[Materials provided]
==================================================

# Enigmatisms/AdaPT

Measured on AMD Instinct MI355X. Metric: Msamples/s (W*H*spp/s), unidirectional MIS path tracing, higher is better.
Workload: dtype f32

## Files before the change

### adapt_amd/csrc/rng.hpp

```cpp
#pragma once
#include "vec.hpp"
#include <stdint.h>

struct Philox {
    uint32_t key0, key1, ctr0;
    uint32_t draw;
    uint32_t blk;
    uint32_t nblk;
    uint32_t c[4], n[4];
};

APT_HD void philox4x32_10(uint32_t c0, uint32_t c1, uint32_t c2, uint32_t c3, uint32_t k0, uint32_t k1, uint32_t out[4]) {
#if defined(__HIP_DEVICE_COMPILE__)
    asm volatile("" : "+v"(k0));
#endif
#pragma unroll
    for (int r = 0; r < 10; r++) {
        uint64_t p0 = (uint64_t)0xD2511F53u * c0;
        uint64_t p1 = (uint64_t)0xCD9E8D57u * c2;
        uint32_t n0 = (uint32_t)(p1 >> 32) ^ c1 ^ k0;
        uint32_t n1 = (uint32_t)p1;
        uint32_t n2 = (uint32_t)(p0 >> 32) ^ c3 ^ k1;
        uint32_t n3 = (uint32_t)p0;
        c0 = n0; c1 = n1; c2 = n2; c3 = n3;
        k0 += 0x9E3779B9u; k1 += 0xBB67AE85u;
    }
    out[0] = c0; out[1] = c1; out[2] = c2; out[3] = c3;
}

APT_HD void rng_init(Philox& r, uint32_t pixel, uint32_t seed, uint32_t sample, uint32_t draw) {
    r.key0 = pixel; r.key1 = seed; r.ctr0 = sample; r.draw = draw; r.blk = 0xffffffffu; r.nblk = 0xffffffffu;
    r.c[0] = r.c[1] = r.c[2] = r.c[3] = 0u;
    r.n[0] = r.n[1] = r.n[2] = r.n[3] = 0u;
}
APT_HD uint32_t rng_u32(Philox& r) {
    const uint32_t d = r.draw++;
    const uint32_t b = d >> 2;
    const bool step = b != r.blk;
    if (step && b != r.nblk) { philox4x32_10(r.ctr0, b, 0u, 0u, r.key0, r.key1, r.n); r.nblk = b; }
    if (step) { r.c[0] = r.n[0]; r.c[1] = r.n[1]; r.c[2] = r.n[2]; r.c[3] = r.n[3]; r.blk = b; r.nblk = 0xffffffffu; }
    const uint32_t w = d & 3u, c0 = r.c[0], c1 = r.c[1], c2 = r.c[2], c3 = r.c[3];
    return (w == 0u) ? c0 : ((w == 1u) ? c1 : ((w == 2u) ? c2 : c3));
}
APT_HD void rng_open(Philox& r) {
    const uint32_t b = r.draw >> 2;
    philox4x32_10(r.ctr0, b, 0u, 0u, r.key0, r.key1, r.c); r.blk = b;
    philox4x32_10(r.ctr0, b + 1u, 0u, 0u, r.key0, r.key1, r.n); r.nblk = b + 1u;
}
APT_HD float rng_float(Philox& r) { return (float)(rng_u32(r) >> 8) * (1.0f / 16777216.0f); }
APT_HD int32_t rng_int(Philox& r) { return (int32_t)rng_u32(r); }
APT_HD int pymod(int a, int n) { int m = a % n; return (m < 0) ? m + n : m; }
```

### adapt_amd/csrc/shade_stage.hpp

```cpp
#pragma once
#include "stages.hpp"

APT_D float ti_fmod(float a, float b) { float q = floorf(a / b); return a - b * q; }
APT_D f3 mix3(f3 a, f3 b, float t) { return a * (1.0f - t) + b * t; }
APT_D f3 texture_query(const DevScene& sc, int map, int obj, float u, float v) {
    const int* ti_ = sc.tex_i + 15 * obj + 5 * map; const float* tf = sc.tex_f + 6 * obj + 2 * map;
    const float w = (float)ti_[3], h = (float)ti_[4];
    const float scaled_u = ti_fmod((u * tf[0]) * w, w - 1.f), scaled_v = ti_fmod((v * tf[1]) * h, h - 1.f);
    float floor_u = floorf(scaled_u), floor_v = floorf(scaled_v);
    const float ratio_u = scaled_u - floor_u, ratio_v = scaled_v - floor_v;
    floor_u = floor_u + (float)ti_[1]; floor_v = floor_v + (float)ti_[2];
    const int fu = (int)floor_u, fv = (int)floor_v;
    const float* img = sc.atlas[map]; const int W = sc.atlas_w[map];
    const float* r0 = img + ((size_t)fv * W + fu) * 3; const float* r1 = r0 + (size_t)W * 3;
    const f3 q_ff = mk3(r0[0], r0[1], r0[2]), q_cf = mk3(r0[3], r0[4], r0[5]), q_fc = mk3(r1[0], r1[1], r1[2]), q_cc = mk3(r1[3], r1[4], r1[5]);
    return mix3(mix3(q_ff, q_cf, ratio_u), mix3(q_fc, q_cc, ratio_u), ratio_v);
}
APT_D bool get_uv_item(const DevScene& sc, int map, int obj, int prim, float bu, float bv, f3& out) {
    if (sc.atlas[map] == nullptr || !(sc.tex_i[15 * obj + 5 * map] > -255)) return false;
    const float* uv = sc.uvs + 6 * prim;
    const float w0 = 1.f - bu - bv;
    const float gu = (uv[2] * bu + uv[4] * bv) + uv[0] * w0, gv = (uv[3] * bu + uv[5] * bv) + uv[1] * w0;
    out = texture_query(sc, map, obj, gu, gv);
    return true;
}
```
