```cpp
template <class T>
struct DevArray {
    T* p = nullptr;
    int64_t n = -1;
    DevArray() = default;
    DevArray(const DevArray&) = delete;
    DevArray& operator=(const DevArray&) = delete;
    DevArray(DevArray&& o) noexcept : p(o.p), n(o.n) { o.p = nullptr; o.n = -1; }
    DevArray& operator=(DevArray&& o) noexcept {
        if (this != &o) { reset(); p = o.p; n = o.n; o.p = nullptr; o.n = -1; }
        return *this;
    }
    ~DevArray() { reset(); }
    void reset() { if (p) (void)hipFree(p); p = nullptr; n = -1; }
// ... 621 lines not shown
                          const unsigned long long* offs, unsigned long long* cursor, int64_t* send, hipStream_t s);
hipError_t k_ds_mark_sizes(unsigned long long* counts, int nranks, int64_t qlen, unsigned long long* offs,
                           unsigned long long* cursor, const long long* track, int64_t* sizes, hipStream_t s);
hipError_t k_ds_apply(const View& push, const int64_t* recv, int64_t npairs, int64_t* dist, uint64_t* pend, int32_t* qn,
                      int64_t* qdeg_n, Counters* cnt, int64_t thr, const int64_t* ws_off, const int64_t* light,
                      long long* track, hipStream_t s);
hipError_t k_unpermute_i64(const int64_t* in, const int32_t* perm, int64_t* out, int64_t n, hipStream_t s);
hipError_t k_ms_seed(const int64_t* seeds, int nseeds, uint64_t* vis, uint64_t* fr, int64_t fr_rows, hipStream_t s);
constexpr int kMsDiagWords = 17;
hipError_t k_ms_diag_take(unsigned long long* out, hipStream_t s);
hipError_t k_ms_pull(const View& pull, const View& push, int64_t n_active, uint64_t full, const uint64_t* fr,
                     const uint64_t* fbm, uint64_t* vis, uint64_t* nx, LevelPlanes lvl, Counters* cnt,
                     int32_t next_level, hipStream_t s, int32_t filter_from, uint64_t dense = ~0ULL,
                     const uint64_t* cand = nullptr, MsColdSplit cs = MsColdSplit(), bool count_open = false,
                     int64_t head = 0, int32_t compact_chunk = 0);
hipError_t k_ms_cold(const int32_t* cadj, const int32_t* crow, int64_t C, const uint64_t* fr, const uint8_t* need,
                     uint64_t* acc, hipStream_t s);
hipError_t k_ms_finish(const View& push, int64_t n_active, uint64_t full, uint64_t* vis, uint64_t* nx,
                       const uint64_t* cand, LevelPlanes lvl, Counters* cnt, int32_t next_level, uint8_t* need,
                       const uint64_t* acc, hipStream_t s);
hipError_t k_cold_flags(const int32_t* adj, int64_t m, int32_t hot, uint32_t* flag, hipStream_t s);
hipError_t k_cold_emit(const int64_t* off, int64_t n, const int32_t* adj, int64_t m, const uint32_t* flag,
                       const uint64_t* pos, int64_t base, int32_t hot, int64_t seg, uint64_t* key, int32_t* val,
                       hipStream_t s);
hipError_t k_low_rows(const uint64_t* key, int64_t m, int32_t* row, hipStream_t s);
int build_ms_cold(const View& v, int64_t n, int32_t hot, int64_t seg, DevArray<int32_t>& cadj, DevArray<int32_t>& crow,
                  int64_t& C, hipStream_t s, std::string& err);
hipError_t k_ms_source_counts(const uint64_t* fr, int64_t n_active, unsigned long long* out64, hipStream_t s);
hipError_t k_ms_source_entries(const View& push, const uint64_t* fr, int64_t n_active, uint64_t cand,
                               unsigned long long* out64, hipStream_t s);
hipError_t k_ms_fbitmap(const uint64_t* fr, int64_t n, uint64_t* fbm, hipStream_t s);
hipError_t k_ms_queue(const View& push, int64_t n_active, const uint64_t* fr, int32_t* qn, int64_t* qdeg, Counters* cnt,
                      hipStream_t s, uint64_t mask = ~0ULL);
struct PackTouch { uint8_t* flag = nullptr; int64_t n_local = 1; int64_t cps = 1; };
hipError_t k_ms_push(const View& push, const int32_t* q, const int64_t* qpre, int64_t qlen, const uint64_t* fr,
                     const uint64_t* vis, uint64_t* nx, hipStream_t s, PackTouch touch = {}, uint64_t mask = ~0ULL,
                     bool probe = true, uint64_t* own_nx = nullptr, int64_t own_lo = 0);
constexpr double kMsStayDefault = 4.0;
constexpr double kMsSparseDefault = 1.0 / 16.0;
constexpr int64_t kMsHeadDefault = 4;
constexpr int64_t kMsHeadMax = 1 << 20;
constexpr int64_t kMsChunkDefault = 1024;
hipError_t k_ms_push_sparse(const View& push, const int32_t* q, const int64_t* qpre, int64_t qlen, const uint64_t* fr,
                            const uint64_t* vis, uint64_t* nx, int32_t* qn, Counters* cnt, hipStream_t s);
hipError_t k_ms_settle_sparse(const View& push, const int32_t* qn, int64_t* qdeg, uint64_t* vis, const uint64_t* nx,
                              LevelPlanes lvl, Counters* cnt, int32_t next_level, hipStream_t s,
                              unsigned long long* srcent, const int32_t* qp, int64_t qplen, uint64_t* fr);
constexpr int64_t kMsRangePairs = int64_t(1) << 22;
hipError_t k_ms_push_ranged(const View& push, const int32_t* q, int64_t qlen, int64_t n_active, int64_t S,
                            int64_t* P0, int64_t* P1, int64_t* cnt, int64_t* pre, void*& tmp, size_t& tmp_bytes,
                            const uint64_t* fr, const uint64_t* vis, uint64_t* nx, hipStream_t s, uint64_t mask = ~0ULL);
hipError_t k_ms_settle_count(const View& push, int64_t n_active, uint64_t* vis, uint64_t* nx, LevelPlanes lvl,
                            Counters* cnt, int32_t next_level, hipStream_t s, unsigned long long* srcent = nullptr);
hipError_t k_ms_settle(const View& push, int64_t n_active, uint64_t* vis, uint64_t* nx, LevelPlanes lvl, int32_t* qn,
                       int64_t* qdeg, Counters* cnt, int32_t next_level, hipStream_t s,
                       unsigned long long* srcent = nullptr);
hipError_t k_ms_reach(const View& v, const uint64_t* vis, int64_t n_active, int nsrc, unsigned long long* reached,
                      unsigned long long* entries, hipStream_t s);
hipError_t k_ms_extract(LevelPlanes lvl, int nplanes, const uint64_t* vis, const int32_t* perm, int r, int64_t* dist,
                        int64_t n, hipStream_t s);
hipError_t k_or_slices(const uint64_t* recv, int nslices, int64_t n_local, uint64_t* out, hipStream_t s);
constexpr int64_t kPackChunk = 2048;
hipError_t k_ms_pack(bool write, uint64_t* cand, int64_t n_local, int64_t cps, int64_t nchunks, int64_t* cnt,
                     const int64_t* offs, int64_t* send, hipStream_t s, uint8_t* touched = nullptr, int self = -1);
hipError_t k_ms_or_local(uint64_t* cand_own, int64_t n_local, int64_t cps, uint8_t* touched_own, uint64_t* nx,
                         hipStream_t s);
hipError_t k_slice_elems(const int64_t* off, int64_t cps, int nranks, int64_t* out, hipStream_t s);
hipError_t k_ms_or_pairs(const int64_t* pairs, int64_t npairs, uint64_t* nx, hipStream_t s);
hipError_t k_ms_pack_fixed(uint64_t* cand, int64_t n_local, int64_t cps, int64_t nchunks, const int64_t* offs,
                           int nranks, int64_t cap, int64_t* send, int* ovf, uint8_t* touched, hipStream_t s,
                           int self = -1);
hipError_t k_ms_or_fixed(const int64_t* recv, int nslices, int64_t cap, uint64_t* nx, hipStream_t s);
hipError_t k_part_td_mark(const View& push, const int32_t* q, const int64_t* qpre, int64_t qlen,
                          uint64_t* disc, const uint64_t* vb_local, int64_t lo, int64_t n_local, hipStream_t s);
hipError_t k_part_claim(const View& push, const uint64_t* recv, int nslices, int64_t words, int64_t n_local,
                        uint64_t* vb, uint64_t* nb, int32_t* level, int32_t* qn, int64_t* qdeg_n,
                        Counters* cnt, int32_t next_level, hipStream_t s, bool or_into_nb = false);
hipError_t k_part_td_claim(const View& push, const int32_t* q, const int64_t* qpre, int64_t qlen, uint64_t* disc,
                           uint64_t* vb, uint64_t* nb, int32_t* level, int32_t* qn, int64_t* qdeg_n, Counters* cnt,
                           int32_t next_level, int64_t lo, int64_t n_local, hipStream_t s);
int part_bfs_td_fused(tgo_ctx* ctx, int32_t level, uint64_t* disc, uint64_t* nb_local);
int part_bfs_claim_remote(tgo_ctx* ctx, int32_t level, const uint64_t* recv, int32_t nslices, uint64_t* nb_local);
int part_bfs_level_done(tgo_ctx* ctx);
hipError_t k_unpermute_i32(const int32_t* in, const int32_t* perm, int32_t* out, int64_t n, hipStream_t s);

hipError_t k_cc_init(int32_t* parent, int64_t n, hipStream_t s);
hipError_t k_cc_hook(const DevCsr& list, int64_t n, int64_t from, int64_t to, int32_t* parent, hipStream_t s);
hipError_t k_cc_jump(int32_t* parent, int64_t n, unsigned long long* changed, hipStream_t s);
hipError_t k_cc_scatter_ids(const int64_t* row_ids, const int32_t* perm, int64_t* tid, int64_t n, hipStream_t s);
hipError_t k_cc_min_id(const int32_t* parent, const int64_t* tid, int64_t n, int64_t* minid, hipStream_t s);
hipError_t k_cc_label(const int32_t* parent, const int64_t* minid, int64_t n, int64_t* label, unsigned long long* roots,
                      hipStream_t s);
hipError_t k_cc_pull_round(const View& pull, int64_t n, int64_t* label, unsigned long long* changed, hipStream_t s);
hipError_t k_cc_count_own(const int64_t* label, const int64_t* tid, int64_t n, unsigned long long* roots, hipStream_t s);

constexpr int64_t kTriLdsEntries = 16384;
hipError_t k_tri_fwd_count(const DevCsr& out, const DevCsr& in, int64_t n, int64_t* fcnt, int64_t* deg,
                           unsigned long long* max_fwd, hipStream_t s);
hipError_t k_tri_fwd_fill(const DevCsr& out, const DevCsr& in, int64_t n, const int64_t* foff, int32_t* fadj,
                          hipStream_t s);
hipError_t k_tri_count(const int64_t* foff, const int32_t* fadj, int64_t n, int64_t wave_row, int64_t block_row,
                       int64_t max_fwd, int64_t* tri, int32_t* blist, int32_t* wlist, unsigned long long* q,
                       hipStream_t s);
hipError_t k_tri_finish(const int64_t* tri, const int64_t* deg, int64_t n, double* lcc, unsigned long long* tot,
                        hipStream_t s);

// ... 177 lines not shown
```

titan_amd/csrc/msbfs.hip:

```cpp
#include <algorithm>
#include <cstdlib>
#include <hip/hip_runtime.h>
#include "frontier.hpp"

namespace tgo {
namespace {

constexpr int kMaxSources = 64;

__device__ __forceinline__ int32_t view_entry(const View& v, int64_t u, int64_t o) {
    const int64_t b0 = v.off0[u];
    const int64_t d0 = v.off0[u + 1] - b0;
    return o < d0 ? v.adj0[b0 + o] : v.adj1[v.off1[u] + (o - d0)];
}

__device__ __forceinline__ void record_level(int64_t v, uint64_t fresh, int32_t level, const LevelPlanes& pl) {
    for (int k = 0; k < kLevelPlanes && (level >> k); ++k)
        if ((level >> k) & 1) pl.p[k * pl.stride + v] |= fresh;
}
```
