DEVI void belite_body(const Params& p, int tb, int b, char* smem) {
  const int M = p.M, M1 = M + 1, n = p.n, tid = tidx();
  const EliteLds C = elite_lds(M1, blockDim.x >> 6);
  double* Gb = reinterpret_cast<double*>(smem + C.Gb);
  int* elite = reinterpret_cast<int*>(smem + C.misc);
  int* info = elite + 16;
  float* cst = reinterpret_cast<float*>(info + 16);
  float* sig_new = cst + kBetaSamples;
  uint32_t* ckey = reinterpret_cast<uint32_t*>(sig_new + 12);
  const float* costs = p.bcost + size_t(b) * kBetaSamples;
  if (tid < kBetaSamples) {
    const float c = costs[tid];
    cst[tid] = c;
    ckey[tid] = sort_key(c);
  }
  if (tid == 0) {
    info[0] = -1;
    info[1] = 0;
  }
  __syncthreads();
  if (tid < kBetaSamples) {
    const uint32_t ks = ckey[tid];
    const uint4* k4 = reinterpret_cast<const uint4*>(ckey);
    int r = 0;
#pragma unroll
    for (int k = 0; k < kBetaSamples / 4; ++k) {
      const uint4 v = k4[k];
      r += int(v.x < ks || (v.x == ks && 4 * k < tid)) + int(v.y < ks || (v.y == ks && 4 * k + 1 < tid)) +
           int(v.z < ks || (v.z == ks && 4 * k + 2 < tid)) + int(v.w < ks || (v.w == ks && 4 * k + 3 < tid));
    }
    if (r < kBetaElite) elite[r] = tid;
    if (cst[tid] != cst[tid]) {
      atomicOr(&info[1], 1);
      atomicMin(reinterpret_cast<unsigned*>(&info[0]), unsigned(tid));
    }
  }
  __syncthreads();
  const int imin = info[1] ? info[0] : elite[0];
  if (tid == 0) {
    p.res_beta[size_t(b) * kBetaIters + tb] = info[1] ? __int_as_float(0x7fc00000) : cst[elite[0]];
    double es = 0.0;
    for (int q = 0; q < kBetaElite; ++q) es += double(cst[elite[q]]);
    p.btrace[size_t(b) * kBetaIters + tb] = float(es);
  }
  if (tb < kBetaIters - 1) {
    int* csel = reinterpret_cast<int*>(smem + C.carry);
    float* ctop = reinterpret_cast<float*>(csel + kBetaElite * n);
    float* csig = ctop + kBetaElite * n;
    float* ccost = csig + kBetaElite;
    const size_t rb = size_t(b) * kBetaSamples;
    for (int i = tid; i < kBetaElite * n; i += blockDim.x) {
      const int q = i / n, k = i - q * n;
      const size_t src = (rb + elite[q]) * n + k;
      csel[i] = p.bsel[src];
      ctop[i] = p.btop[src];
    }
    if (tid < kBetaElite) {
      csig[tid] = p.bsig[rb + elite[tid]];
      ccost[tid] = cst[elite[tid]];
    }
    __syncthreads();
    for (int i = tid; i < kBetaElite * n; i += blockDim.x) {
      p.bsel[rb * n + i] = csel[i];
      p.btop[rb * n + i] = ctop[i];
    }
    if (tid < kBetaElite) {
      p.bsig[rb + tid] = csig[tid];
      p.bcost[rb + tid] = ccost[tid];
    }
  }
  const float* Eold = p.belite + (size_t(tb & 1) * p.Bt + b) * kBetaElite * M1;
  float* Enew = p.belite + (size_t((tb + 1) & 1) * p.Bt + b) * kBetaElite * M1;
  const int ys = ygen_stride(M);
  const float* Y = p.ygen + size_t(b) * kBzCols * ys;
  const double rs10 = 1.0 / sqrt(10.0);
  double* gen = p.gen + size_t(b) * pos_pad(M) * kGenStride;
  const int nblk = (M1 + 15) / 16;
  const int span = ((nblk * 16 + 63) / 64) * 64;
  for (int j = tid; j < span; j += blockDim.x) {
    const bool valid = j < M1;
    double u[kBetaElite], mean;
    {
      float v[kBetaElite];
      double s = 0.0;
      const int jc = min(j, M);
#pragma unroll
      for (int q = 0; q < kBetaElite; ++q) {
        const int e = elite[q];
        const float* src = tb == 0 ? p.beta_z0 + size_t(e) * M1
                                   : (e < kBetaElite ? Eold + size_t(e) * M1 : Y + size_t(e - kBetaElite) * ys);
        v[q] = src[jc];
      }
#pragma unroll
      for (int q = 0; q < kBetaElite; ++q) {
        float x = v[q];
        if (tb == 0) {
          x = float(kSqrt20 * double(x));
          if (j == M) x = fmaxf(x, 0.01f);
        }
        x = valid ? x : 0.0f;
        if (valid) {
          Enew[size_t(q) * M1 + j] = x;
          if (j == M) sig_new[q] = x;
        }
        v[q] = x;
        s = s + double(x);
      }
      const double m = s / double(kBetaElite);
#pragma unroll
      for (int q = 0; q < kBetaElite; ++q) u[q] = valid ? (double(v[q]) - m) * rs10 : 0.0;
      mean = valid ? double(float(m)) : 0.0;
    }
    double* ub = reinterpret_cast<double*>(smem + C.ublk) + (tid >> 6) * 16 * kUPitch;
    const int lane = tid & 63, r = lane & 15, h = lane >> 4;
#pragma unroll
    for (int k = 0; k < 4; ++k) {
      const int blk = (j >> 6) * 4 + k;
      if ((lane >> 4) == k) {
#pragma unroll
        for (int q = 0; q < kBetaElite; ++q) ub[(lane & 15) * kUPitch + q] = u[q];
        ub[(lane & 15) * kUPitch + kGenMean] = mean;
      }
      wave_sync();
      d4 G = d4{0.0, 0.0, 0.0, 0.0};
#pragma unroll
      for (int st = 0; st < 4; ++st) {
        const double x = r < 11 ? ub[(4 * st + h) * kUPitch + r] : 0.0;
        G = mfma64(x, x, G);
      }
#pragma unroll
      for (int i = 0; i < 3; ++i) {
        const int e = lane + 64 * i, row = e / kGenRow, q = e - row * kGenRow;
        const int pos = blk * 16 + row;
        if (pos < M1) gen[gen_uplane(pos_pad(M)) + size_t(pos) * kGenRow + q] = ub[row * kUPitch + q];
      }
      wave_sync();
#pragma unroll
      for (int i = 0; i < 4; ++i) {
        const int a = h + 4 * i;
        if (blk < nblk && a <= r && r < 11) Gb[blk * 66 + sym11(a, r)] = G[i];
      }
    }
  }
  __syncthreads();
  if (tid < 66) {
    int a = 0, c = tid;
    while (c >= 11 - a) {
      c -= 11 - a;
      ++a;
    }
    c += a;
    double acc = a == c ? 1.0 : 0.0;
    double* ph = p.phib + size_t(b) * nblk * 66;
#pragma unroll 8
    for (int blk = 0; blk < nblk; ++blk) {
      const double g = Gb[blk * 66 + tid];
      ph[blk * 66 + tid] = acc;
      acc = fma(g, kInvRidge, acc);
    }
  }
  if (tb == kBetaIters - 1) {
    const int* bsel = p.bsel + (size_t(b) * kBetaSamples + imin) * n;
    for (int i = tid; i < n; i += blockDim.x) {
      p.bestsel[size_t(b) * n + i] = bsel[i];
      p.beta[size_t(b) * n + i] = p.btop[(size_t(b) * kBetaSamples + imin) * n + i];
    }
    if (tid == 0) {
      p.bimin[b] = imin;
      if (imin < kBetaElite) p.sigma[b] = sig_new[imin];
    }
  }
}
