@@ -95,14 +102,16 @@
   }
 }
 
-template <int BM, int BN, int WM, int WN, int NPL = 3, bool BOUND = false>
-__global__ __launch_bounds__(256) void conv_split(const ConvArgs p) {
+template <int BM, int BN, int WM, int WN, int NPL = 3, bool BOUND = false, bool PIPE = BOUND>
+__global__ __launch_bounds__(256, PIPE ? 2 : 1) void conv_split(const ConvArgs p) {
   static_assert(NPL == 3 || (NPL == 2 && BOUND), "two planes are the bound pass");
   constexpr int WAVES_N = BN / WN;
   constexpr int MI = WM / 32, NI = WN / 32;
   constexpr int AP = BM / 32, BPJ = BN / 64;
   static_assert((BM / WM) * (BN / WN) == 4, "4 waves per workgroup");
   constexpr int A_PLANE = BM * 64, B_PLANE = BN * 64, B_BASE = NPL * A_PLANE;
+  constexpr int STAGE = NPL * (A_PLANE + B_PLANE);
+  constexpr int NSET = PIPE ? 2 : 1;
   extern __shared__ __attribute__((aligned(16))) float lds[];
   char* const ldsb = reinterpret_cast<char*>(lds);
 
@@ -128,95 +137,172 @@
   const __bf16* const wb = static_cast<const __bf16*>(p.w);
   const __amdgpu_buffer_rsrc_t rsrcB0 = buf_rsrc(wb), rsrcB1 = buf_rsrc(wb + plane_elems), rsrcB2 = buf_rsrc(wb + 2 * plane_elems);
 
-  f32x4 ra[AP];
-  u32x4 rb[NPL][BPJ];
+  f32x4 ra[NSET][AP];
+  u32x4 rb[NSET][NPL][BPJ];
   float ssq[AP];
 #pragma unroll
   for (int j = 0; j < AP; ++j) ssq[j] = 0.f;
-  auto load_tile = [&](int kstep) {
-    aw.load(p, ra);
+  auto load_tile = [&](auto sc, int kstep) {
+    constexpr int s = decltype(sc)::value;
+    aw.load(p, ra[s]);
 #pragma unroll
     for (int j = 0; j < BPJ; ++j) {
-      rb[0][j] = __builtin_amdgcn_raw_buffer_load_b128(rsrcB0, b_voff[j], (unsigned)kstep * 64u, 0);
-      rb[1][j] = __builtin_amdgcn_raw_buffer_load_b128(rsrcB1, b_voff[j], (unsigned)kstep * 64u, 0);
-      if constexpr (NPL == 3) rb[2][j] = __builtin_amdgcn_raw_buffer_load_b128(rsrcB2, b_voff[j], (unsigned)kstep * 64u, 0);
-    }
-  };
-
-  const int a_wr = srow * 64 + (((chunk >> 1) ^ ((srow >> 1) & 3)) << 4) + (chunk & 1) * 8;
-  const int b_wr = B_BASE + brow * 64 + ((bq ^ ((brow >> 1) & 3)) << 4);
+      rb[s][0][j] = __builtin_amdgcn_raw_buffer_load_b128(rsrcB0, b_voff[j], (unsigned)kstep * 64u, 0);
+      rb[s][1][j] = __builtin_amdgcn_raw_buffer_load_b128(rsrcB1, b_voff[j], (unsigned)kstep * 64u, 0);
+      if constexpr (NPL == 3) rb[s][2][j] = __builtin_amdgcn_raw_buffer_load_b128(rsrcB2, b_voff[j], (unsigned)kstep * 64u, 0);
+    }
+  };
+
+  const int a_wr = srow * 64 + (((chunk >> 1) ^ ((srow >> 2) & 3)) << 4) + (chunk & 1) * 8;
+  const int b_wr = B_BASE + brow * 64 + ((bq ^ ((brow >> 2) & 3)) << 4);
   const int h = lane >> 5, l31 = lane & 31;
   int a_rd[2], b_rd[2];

==================================================

[What is needed]
Work out the number of lines in the records that contain the string "DevScene". Nothing but that number should be sent back.

[Result]
2